BRUCE WILLS will shortly step down as Federated Farmers president after the normal three years in the job. Let’s be frank, he’s achieved a helluvva lot.
He was elected, with his board, to change the image of the federation. Many members had grown weary of the ‘out there’, somewhat confrontational style of his two predecessors. They wanted change and quite deliberately at Rotorua three years ago a group of them engineered this: Bruce Wills, William Rolleston and Anders Crofoot in particular were central to that movement for change.
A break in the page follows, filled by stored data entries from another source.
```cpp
int xeq_csr_rowptr(const int64_t* keys, int64_t n_keys, int64_t n_rows, int32_t* rowptr, void* stream);
// ... 236 lines not shown
int xeq_message_wq_supported(int num_basis, int node_dim, const int32_t mul[3]);
int xeq_message_wq_fits(int64_t n_nodes, int64_t n_edges, int num_basis, int node_dim, const int32_t mul[3]);
int64_t xeq_message_wq_pcap(int64_t n_nodes, int64_t n_edges);
int xeq_message_wq_waves(void);
int xeq_message_wq_record_floats_for(int num_basis);
int xeq_message_wq_record_floats(void);
int64_t xeq_message_wq_plan_workspace(int64_t n_nodes);
int64_t xeq_message_wq_win_ints(int n_ranges);
int xeq_message_wq_plan(const int32_t* rowptr, const int32_t* perm, const int64_t* owner, const int64_t* gather,
                        int64_t n_nodes, int64_t n_edges, int n_ranges, void* workspace, int64_t workspace_bytes,
                        int32_t* qptr, int32_t* pgath, int32_t* peid, int32_t* qinfo, int32_t* sq, int32_t* sn, int32_t* win,
                        void* stream);
int xeq_edge_basis_wq(const void* vec, int64_t n_nodes, int64_t n_edges, const int32_t* qptr, const int32_t* peid,
                      int rbf_kind, int cutoff_kind, int num_basis, double cutoff, const void* p0, const void* p1,
                      void* basis, void* dbasis, void* stream);
int xeq_message_fwd_wq(int64_t n_nodes, int64_t n_edges, int n_ranges, const int32_t* sq, const int32_t* sn, const int32_t* win,
                       const int32_t* c_rowptr, const int32_t* pgath, const int32_t* qinfo, const void* basis, const void* h,
                       const void* xhat, const void* s_in, const void* x_in, const void* w_rbf, const void* b_rbf,
                       int num_basis, int node_dim, const int32_t mul[3], void* s_out, void* x_out, int xhat_layout,
                       void* stream);
int64_t xeq_message_wq_parts_floats(int64_t n_nodes, int64_t n_edges, const int32_t mul[3]);
#define XEQ_XHAT_HIGHER_L_ZERO 2
#define XEQ_WQ_MIRROR_WALK 4
#define XEQ_WQ_PACKED_WEIGHTS 64
int64_t xeq_message_wq_packed_weight_floats(int num_basis, int node_dim, const int32_t mul[3]);
int xeq_message_wq_pack_weights(const void* w_rbf, const void* b_rbf, int num_basis, int node_dim, const int32_t mul[3], void* packed,
                                void* stream);
int xeq_message_bwd_wq(int64_t n_nodes, int64_t n_edges, int n_ranges, const int32_t* sq, const int32_t* sn, const int32_t* win,
                       const int32_t* n_rowptr, const int32_t* pgath, const int32_t* qinfo, const void* basis,
                       const void* dbasis, const void* h, const void* xhat, const void* grad_s, const void* grad_x,
                       const void* w_rbf, const void* b_rbf, int num_basis, int node_dim, const int32_t mul[3], void* grad_h,
                       void* grad_xhat, void* parts, int xhat_layout, void* stream);
int xeq_message_wq_table_max_rows(void);
int xeq_message_wq_first_table(int family, int64_t table_rows, int training, int per_node_front);
int xeq_edge_basis_wq_table(const void* vec, int64_t n_nodes, int64_t n_edges, const int32_t* qptr, const int32_t* peid,
                            int rbf_kind, int cutoff_kind, int num_basis, double cutoff, const void* p0, const void* p1,
                            void* basis, void* dbasis, const int32_t* pgath, const int32_t* qinfo, const void* z, int z_is_int64,
                            int64_t table_rows, int32_t* slot_rows, int32_t* quad_rows, void* stream);
int xeq_message_fwd_wq_table(int64_t n_nodes, int64_t n_edges, int n_ranges, const int32_t* sq, const int32_t* sn, const int32_t* win,
                             const int32_t* c_rowptr, const int32_t* slot_rows, const int32_t* qinfo, const void* basis,
                             const void* h_table, const void* xhat0_table, int64_t table_rows, const void* s_in, const void* x_in,
                             const void* w_rbf, const void* b_rbf, int num_basis, int node_dim, const int32_t mul[3], void* s_out,
                             void* x_out, int xhat_layout, void* stream);
int xeq_message_bwd_wq_table(int64_t n_nodes, int64_t n_edges, int n_ranges, const int32_t* sq, const int32_t* sn, const int32_t* win,
                             const int32_t* n_rowptr, const int32_t* pgath, const int32_t* qinfo, const int32_t* quad_rows,
                             const void* basis, const void* dbasis, const void* h_table, const void* xhat0_table, int64_t table_rows,
                             const void* grad_s, const void* grad_x, const void* w_rbf, const void* b_rbf, int num_basis, int node_dim,
                             const int32_t mul[3], void* parts, int xhat_layout, void* stream);
int xeq_message_wq_edge_grad(const void* vec, int64_t n_nodes, int64_t n_edges, const int32_t* qptr, const int32_t* peid,
                             const int32_t* mirror, const int32_t mul[3], const void* parts, void* grad_vec, void* stream);
#define XEQ_WQ_MAX_PART_SETS 8
int xeq_message_wq_edge_grad_sum(const void* vec, int64_t n_nodes, int64_t n_edges, const int32_t* qptr, const int32_t* peid,
                                 const int32_t* mirror, const int32_t mul[3], int n_sets, const void* const* parts, void* grad_vec,
                                 void* stream);


int xeq_norm_fwd(int dtype, const void* s, const void* x, const void* ln_w, const void* ln_b, const void* eq_w,
                 const void* eq_b, int64_t n, int node_dim, const int32_t mul[3], int do_norm, void* shat, int64_t ld_s,
                 void* xhat_bt, void* stats, void* stream);
int xeq_norm_bwd(int dtype, const void* s, const void* x, const void* ln_w, const void* eq_w, const void* stats,
                 int64_t n, int node_dim, const int32_t mul[3], int do_norm, const void* g_shat, int64_t ld_gs,
                 const void* g_xhat_bt, const void* res_s, const void* res_x, void* g_s, void* g_x, void* stream);
int xeq_uv_reduce_fwd(int dtype, const void* uv_bt, int64_t n, const int32_t mul[3], double eps, void* cat,
                      int64_t ld_cat, int node_dim, void* p, void* stream);
int xeq_uv_reduce_bwd(int dtype, const void* uv_bt, const void* g_p, const void* g_cat, int64_t ld_cat, int node_dim,
                      int64_t n, const int32_t mul[3], double eps, const void* g_x_out, const void* a, void* g_uv_bt,
// ... 145 lines not shown
```

xequinet_amd/csrc/xeq_message_wq.hip:

```cpp
#include "xeq_common.h"

#include <hipcub/hipcub.hpp>
#include <stdlib.h>

namespace xeq {

typedef float f32x16 __attribute__((ext_vector_type(16)));
typedef float f32x4 __attribute__((ext_vector_type(4)));
typedef int i32x4 __attribute__((ext_vector_type(4)));

typedef __bf16 bf16x8 __attribute__((ext_vector_type(8)));

constexpr bool wq_bftail(int ks) { return ks <= 3; }
constexpr int WQ_TAIL = 24;
constexpr int wq_tailw(int ks) { return ks <= 4 ? 4 : 8; }
constexpr int wq_recf(int ks) { return WQ_TAIL + 2 * wq_tailw(ks) + 8; }
constexpr int wq_yoff(int ks) { return WQ_TAIL + 2 * wq_tailw(ks); }
constexpr int wq_tail_values(int num_basis) { return (num_basis > 16 ? num_basis - 16 : 0) + 1; }
constexpr int wq_ks(int num_basis) {
  return wq_tail_values(num_basis) <= 1 ? 1 : (wq_tail_values(num_basis) <= 5 ? 3 : ((wq_tail_values(num_basis) + 1) / 2 < 4 ? 4 : (wq_tail_values(num_basis) + 1) / 2));
}
static_assert(wq_tailw(5) == wq_tailw(8) && wq_tailw(6) == wq_tailw(8) && wq_tailw(7) == wq_tailw(8) && !wq_bftail(5) && !wq_bftail(8),
              "records written for 5, 6 or 7 tail steps are read by the KS = 8 kernels");
constexpr int WQ_REC_MAX = 48;
// ... 343 lines not shown
  return 1;
}
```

Wills, the banker turned farmer and now farmer politician, was given a mandate to make Feds mainstream and win back credibility lost with the public, politicians and others in agribusiness. This was no easy task: Wills and his team had to walk a tightrope – being seen to advocate strongly on key issues for members, but not to get into unseemly public debates in the media with groups that didn’t share farmers vision for the future. Wills came across as a person of reason and willingness to listen and get sensible outcomes.
Wills has done all that was asked of him and more. In three years, Federated Farmers has again become recognised as a well led, credible lobby group capable of significant gains by reasoned argument. The task is far from complete: only in the last few weeks has the impact of the urban-rural gap been highlighted, and without Wills’ efforts it would have been much worse. There is a lot of ground to regain, but the effort is rightly directed and will likely carry on this way under Rolleston’s stewardship.
In 40 years Federated Farmers has not had a president better than Bruce Wills: he ranks with Sir Peter Elworthy, Brian Chamberlain and the late Alistair Polson. The Federation and New Zealand owe a lot to Wills, a leader worthy of significant recognition.